I've never had much of a problem getting it into the timing mode, but for the price of that interface/software above...heck, that's worth it.
:thumbup:


----------



## thxone (Feb 7, 2012)

jdg said:


> Hopefully you got the lifetime replacement warranty on it. Wouldn't count on it to last...although weirder stuff has happened.

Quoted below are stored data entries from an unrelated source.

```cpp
int plonk_ntt_dev(plonk_ctx* ctx, const void* src, void* dst, void* tmp, uint32_t log_n, int inverse,
                  int coset, uint64_t in_len) {
  const char* const api_fn = __func__;
  return plonk::api_guard(api_fn, [&]() -> int {
  if (!ctx || !src || !dst || log_n >= 28) return PLONK_ERR_ARG;
  if (log_n > 10 && !tmp) return PLONK_ERR_ARG;
  CTX_ENTER(ctx->c, api_fn);
  HIP_TRY(hipSetDevice(ctx->c.device));
  prof_begin(&ctx->c, 0);
  int rc = ntt_device(&ctx->c, (const Fr*)src, (Fr*)dst, (Fr*)tmp, log_n, inverse != 0, coset != 0, in_len);
  prof_end(&ctx->c, 0);
  return rc;
  });
}

int plonk_ntt(plonk_ctx* ctx, uint64_t* a, uint32_t log_n, int inverse, int coset, uint64_t in_len) {
  const char* const api_fn = __func__;
  return plonk::api_guard(api_fn, [&]() -> int {
  if (!ctx || !a || log_n >= 28) return PLONK_ERR_ARG;
  Ctx& c = ctx->c;
  CTX_ENTER(c, api_fn);
  HIP_TRY(hipSetDevice(c.device));
  const uint64_t n = 1ull << log_n;
  if (in_len > n) in_len = n;
  int rc = ensure_ntt_staging(&c, n);
  if (rc) return rc;
  HIP_TRY(hipMemcpyAsync(c.ntt_buf, a, sizeof(Fr) * in_len, hipMemcpyHostToDevice, c.stream));
  rc = ntt_device(&c, c.ntt_buf, c.ntt_buf, c.ntt_tmp, log_n, inverse != 0, coset != 0, in_len);
  if (rc) return rc;
  HIP_TRY(hipMemcpyAsync(a, c.ntt_buf, sizeof(Fr) * n, hipMemcpyDeviceToHost, c.stream));
  HIP_TRY(hipStreamSynchronize(c.stream));
  return PLONK_OK;
  });
}

int plonk_ntt_batch(plonk_ctx* ctx, uint64_t* const* a, int count, uint32_t log_n, int inverse, int coset,
                    const uint64_t* in_len) {
  const char* const api_fn = __func__;
  return plonk::api_guard(api_fn, [&]() -> int {
  if (!ctx || !a || count < 0 || log_n >= 28) return PLONK_ERR_ARG;
  for (int i = 0; i < count; ++i) if (!a[i]) return PLONK_ERR_ARG;
  if (count == 0) return PLONK_OK;
  Ctx& c = ctx->c;
  CTX_ENTER(c, api_fn);
  HIP_TRY(hipSetDevice(c.device));
  const uint64_t n = 1ull << log_n;
  int rc = ensure_ntt_staging(&c, n);
  if (rc) return rc;
  if (!c.copy_stream) HIP_TRY(hipStreamCreateWithFlags(&c.copy_stream, hipStreamNonBlocking));
  if (!c.down_stream) HIP_TRY(hipStreamCreateWithFlags(&c.down_stream, hipStreamNonBlocking));
  Fr* buf[3] = {c.ntt_buf, c.ntt_buf2, c.ntt_buf3};
  hipEvent_t up[3] = {nullptr, nullptr, nullptr}, done[3] = {nullptr, nullptr, nullptr}, freed[3] = {nullptr, nullptr, nullptr};
  hipError_t e = hipSuccess;
  for (int k = 0; k < 3 && e == hipSuccess; ++k) {
    e = hipEventCreateWithFlags(&up[k], hipEventDisableTiming);
    if (e == hipSuccess) e = hipEventCreateWithFlags(&done[k], hipEventDisableTiming);
    if (e == hipSuccess) e = hipEventCreateWithFlags(&freed[k], hipEventDisableTiming);
  }
  for (int k = 0; k < count && e == hipSuccess && rc == PLONK_OK; ++k) {
    const int b = k % 3;
    uint64_t len = in_len ? in_len[k] : n;
    if (len > n) len = n;
    if (k >= 3) e = hipStreamWaitEvent(c.copy_stream, freed[b], 0);
    if (e == hipSuccess) e = hipMemcpyAsync(buf[b], a[k], sizeof(Fr) * len, hipMemcpyHostToDevice, c.copy_stream);
    if (e == hipSuccess) e = hipEventRecord(up[b], c.copy_stream);
    if (e == hipSuccess) e = hipStreamWaitEvent(c.stream, up[b], 0);
    if (e == hipSuccess) rc = ntt_device(&c, buf[b], buf[b], c.ntt_tmp, log_n, inverse != 0, coset != 0, len);
    if (e == hipSuccess && rc == PLONK_OK) e = hipEventRecord(done[b], c.stream);
    if (e == hipSuccess && rc == PLONK_OK) e = hipStreamWaitEvent(c.down_stream, done[b], 0);
    if (e == hipSuccess && rc == PLONK_OK) e = hipMemcpyAsync(a[k], buf[b], sizeof(Fr) * n, hipMemcpyDeviceToHost, c.down_stream);
    if (e == hipSuccess && rc == PLONK_OK) e = hipEventRecord(freed[b], c.down_stream);
  }
  const hipError_t e1 = hipStreamSynchronize(c.copy_stream), e2 = hipStreamSynchronize(c.stream), e3 = hipStreamSynchronize(c.down_stream);
  if (e == hipSuccess) e = e1 != hipSuccess ? e1 : (e2 != hipSuccess ? e2 : e3);
  for (int k = 0; k < 3; ++k) {
    if (up[k]) (void)hipEventDestroy(up[k]);
    if (done[k]) (void)hipEventDestroy(done[k]);
    if (freed[k]) (void)hipEventDestroy(freed[k]);
  }
  if (e != hipSuccess) { set_last_error("plonk_ntt_batch", hipGetErrorString(e), __FILE__, __LINE__); if (rc == PLONK_OK) rc = PLONK_ERR_HIP; }
  return rc;
  });
}

int plonk_srs_load_dev(plonk_ctx* ctx, const void* xy96_dev, uint64_t npoints) {
  const char* const api_fn = __func__;
  return plonk::api_guard(api_fn, [&]() -> int {
// ... 238 lines not shown
```

### plonk_amd/csrc/msm.hip

```cpp
#include <cstdlib>

#include "plonk_internal.hpp"
#include "curve28.cuh"
#include "fr29.cuh"

namespace plonk {


static constexpr uint32_t MSM_KSL = 32;
static constexpr uint32_t MSM_CHUNK = 16;

__device__ __forceinline__ Fr ld_fr_g(const Fr* p) {
  const uint4* q = reinterpret_cast<const uint4*>(p);
  uint4 a = q[0], b = q[1];
  Fr r;
  r.l[0] = a.x; r.l[1] = a.y; r.l[2] = a.z; r.l[3] = a.w;
  r.l[4] = b.x; r.l[5] = b.y; r.l[6] = b.z; r.l[7] = b.w;
  return r;
}
__device__ __forceinline__ Fp ld_fp(const Fp* p) {
  const uint4* q = reinterpret_cast<const uint4*>(p);
  uint4 a = q[0], b = q[1], c = q[2];
  Fp r;
  r.l[0] = a.x; r.l[1] = a.y; r.l[2] = a.z; r.l[3] = a.w;
// ... 1135 lines not shown
  if (MSM_NB_BITS > 15 && !bit_sums) return (plonk::set_last_error("msm", "the 2^19-bucket variant only emits bit sums", __FILE__, __LINE__), PLONK_ERR_ARG);
  {
    const uint64_t avg_slices = (MSM_W * mmax) / bt.ksl / MSM_NB;
    bt.heavy_thresh = (uint32_t)(2 * avg_slices > 16 ? 2 * avg_slices : 16);
  }
  const bool fine = c->cfg.prof_fine;
  const int fbase = bt.group_count >= 3 ? 16 : 24;
#define FINE_BEGIN(ph) do { if (fine) prof_begin(c, fbase + (ph)); } while (0)
#define FINE_END(ph) do { if (fine) prof_end(c, fbase + (ph)); } while (0)
  const bool tail_quad = !c->cfg.tail_serial;
  if (phase & 1) {
  bt.ordered = (msm_acc_ordered(c, bt.ksl) && !c->cfg.acc_lds) ? 1u : 0u;
  prof_begin(c, 2);
  FINE_BEGIN(0);
  rc = msm_group_sort(c, bt, mmax);
  FINE_END(0);
  prof_end(c, 2);
  if (rc) return rc;
  const uint64_t max_slices = (MSM_W * mmax) / bt.ksl + MSM_NB + 1;
  prof_begin(c, 1);
  FINE_BEGIN(1);
  const bool acc_lds = c->cfg.acc_lds;
  const bool acc_ordered = msm_acc_ordered(c, bt.ksl);
  if (acc_ordered && !acc_lds) {
    rc = msm_order_slices(c, bt);
    if (rc) return rc;
    const uint32_t acc_wg = c->cfg.acc_wg == 64 ? 64u : 128u;
    hipLaunchKernelGGL(msm_accumulate_ordered_kernel, dim3((uint32_t)((max_slices + acc_wg - 1) / acc_wg), count), dim3(acc_wg), 0, st,
                       (const G1AffineR*)table, bt, w.entries, w.offsets, w.slice_off, w.full_off, w.part_list, (G1RSlot*)w.partial, (G1RSlot*)w.buckets);
  } else if (acc_lds)
    hipLaunchKernelGGL(msm_accumulate_lds_kernel, dim3((uint32_t)((max_slices + 127) / 128), count), dim3(128), 0, st,
                       (const G1AffineR*)table, bt, w.entries, w.offsets, w.slice_off, (G1RSlot*)w.partial);
  else
    hipLaunchKernelGGL(msm_accumulate_kernel, dim3((uint32_t)((max_slices + 127) / 128), count), dim3(128), 0, st,
                       (const G1AffineR*)table, bt, w.entries, w.offsets, w.slice_off, (G1RSlot*)w.partial);
  FINE_END(1);
  prof_end(c, 1);
  if (c->acc_done) HIP_TRY(hipEventRecord(c->acc_done, st));
  prof_begin(c, 2);
  FINE_BEGIN(2);
  {
    const uint64_t avg_slices = (MSM_W * mmax) / bt.ksl / MSM_NB;
    const uint32_t heavy_thresh = bt.heavy_thresh;
    const bool tail_quad_ = !c->cfg.tail_serial;
    const uint32_t fused = (tail_quad_ || MSM_NB_BITS > 15) ? HEAVY_FUSED_WGS : 0u;
    const bool list_mode = MSM_NB_BITS > 15 && acc_ordered && !acc_lds;
    const bool bsum_lane = c->cfg.bsum_lane;
    const bool dense_quad = !list_mode && tail_quad_ && !bsum_lane && avg_slices <= 8;
#define BSUM(G) hipLaunchKernelGGL(msm_bucket_sum_kernel<G>, dim3((list_mode ? 1024u : (dense_quad ? MSM_NB * 4 / 128 : MSM_NB * G / 128)) + fused, count), dim3(128), 0, st, bt, \
                                   (const G1RSlot*)w.partial, w.slice_off, (G1RSlot*)w.buckets, heavy_thresh, w.nheavy, (const HeavyItem*)w.heavy_list, \
                                   (G1RSlot*)w.seg_sum, w.cap_segs, fused, (acc_ordered && !acc_lds) ? 1u : 0u, \
                                   list_mode ? (const uint32_t*)w.multi_list : (const uint32_t*)nullptr, dense_quad ? 1u : 0u)
    if (dense_quad) BSUM(1);
    else if (avg_slices <= 4) BSUM(1);
    else if (avg_slices <= 16) BSUM(2);
    else if (avg_slices <= 32) BSUM(4);
    else BSUM(8);
#undef BSUM
  }
  FINE_END(2);
  FINE_BEGIN(3);
  if (tail_quad || MSM_NB_BITS > 15) {
    hipLaunchKernelGGL(msm_heavy_bucket_quad_kernel, dim3(256, count), dim3(256), 0, st, w.nheavy, (const HeavyItem*)w.heavy_list,
                       (const G1RSlot*)w.seg_sum, w.cap_segs, (G1RSlot*)w.buckets, HEAVY_FUSED_WGS, bt.kb0);
  } else {
    hipLaunchKernelGGL(msm_heavy_seg_kernel, dim3(4 * HEAVY_WGS, count), dim3(64), 0, st, bt, (const G1RSlot*)w.partial, w.slice_off,
                       w.nheavy, (const HeavyItem*)w.heavy_list, (G1RSlot*)w.seg_sum, w.cap_segs);
    hipLaunchKernelGGL(msm_heavy_bucket_kernel, dim3(256, count), dim3(256), 0, st, w.nheavy, (const HeavyItem*)w.heavy_list,
                       (const G1RSlot*)w.seg_sum, w.cap_segs, (G1RSlot*)w.buckets, bt.kb0);
  }
  FINE_END(3);
  if (!(phase & 2)) { prof_end(c, 2); HIP_TRY(hipGetLastError()); return PLONK_OK; }
  } else {
    prof_begin(c, 2);
  }
  bt.kb0 = 0;
  bt.count = bt.group_count;
  const int count_g = bt.group_count;
  c->msm.last_rowbits = 8 + (MSM_NB_BITS - 15);
#if PLONK_MSM_NB_BITS > 15
  {
    G1RSlot* rc1 = (G1RSlot*)w.chunk;
    G1RSlot* rc2 = rc1 + (size_t)TP_RC1 * MSM_MAX_BATCH;
    const bool rc_lane_tree = c->cfg.rc_lane_tree;
#define TPK(LPS) do { if (rc_lane_tree) hipLaunchKernelGGL((msm_rowcol_tp_kernel<LPS, false>), dim3(TP_ROWS * LPS / 128 + TP_PARTS * LPS, count_g), dim3(128), 0, st, (const G1RSlot*)w.buckets, rc1); \
                      else hipLaunchKernelGGL((msm_rowcol_tp_kernel<LPS, true>), dim3(TP_ROWS * LPS / 128 + TP_PARTS * LPS, count_g), dim3(128), 0, st, (const G1RSlot*)w.buckets, rc1); } while (0)
    const int lps_env = c->cfg.lps;
    int lps = count_g >= 2 ? 8 : 16;
    if (MSM_NB_BITS == 17) lps = count_g >= 3 ? 16 : 32;
    if (lps_env == 4 || lps_env == 8 || lps_env == 16 || lps_env == 32) lps = lps_env;
    else if (lps_env == 1) lps = count_g >= 3 ? 8 : (count_g == 2 ? 16 : 32);
    FINE_BEGIN(4);
    if (lps == 4) TPK(4); else if (lps == 8) TPK(8); else if (lps == 16) TPK(16); else TPK(32);
#undef TPK
    hipLaunchKernelGGL(msm_fold_quad_kernel, dim3(256 + TP_NP + 128, count_g), dim3(64), 0, st, (const G1RSlot*)rc1, rc2);
    FINE_END(4);
    FINE_BEGIN(5);
    hipLaunchKernelGGL(msm_bits_quad_kernel, dim3(17 + TP_E, count_g), dim3(256), 0, st, bt, (const G1RSlot*)rc2, (uint32_t)TP_RC2, (uint32_t)TP_E);
    FINE_END(5);
    prof_end(c, 2);
    HIP_TRY(hipGetLastError());
    return PLONK_OK;
  }
#else
  if (bit_sums && tail_quad) {
    FINE_BEGIN(4);
    const int rcwv_env = c->cfg.rcwv;
    int wv = count_g >= 3 ? 1 : (count_g == 2 ? 2 : 4);
    if (rcwv_env >= 111) wv = count_g >= 3 ? rcwv_env % 10 : (count_g == 2 ? (rcwv_env / 10) % 10 : rcwv_env / 100);
    if (wv == 1) hipLaunchKernelGGL(msm_rowcol_quad_kernel<1>, dim3(RCQ_SUMS, count_g), dim3(64), 0, st, (const G1RSlot*)w.buckets, (G1RSlot*)w.chunk);
    else if (wv == 2) hipLaunchKernelGGL(msm_rowcol_quad_kernel<2>, dim3(RCQ_SUMS, count_g), dim3(128), 0, st, (const G1RSlot*)w.buckets, (G1RSlot*)w.chunk);
    else hipLaunchKernelGGL(msm_rowcol_quad_kernel<4>, dim3(RCQ_SUMS, count_g), dim3(256), 0, st, (const G1RSlot*)w.buckets, (G1RSlot*)w.chunk);
    FINE_END(4);
    FINE_BEGIN(5);
    hipLaunchKernelGGL(msm_bits_quad_kernel, dim3(17, count_g), dim3(256), 0, st, bt, (const G1RSlot*)w.chunk, (uint32_t)RCQ_SUMS, 0u);
    FINE_END(5);
    prof_end(c, 2);
    HIP_TRY(hipGetLastError());
    return PLONK_OK;
  }
  hipLaunchKernelGGL(msm_rowcol_kernel, dim3(RC_WG, count_g), dim3(256), 0, st, (const G1RSlot*)w.buckets,
                     (G1RSlot*)w.chunk);
  if (bit_sums) {
    hipLaunchKernelGGL(msm_bits_kernel, dim3(17, count_g), dim3(128), 0, st, bt, (const G1RSlot*)w.chunk);
  } else {
    constexpr size_t smem = sizeof(G1R) * (RC_ROWS + RC_COLS);
    smem_opt_in(c, (const void*)msm_final_kernel, smem);
    hipLaunchKernelGGL(msm_final_kernel, dim3(count_g), dim3(384), smem, st, bt, (const G1RSlot*)w.chunk);
  }
  prof_end(c, 2);
  HIP_TRY(hipGetLastError());
  return PLONK_OK;
#endif
#undef FINE_BEGIN
#undef FINE_END
}


}

#if PLONK_MSM_NB_BITS == 15
static uint64_t msm_slice_cap(const Ctx* c, uint64_t cap) {
  if (c->cfg.ksl >= 4) return (uint64_t)MSM_W * cap / c->cfg.ksl + MSM_NB_MAX + 1;
  const uint64_t nb15 = 1ull << 15;
  const uint64_t small = (uint64_t)MSM_W * cap / 4 < (uint64_t)MSM_W * nb15 ? (uint64_t)MSM_W * cap / 4 : (uint64_t)MSM_W * nb15;
  const uint64_t large = (uint64_t)MSM_W * cap / MSM_KSL;
  return (small > large ? small : large) + MSM_NB_MAX + 1;
}

int msm_sort_reserve_fixed(Ctx* c) {
  MsmWork& w = c->msm;
  constexpr int KB = MSM_MAX_BATCH;
  constexpr uint32_t COARSE = 2048;
  HIP_TRY(hipMalloc((void**)&w.coarse_cnt, sizeof(uint32_t) * COARSE * KB));
  HIP_TRY(hipMalloc((void**)&w.coarse_off, sizeof(uint32_t) * (COARSE + 1) * KB));
  HIP_TRY(hipMalloc((void**)&w.coarse_cur, sizeof(uint32_t) * COARSE * KB));
  HIP_TRY(hipMalloc((void**)&w.big_off, sizeof(uint32_t) * (COARSE + 1) * KB));
  HIP_TRY(hipMalloc((void**)&w.big_cnt, sizeof(uint32_t) * 2 * MSM_NB_MAX * KB));
  HIP_TRY(hipMalloc((void**)&w.full_off, sizeof(uint32_t) * (MSM_NB_MAX + 1) * KB));
  HIP_TRY(hipMalloc((void**)&w.part_list, sizeof(uint32_t) * (MSM_NB_MAX + 1) * KB));
  HIP_TRY(hipMalloc((void**)&w.multi_list, sizeof(uint32_t) * MSM_NB_MAX * KB));
  HIP_TRY(hipMalloc((void**)&w.layout, sizeof(uint32_t) * (2 * (MSM_NB_MAX / 1024) + (MSM_NB_MAX / 1024 + 1) * 132) * KB));
  return PLONK_OK;
}
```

If I keep the car I am going to save up for the brand new distributor. I may sell it and get another 280zx or an early 90's Jeep Cherokee XJ.


----------



## thxone (Feb 7, 2012)

I drove the car for two days to make sure it would not screw up again. It was fine so I set the idle and timing correctly. It's now at 10* and idles when warm at 675 rpm's. I also put the baffle in my muffler... the car is quieter and running very smooth.


----------



## thxone (Feb 7, 2012)

We may be re-visiting this issue again. The car, now at 221,900 miles, is starting to stall at lights again. It is running fine otherwise. It is how the car started out before... erratic idle... bogging down at lights, then stalling. I have also noticed something... sometime my brakes don't work so well... I have new but now properly broken in slotted rotors up front but every now and then if I run the air the brakes don't want to work and the pedal gets real stiff. Vacuum leak? Anyway, I think I need to replace the Dizzy again... I hope it's under warranty.


----------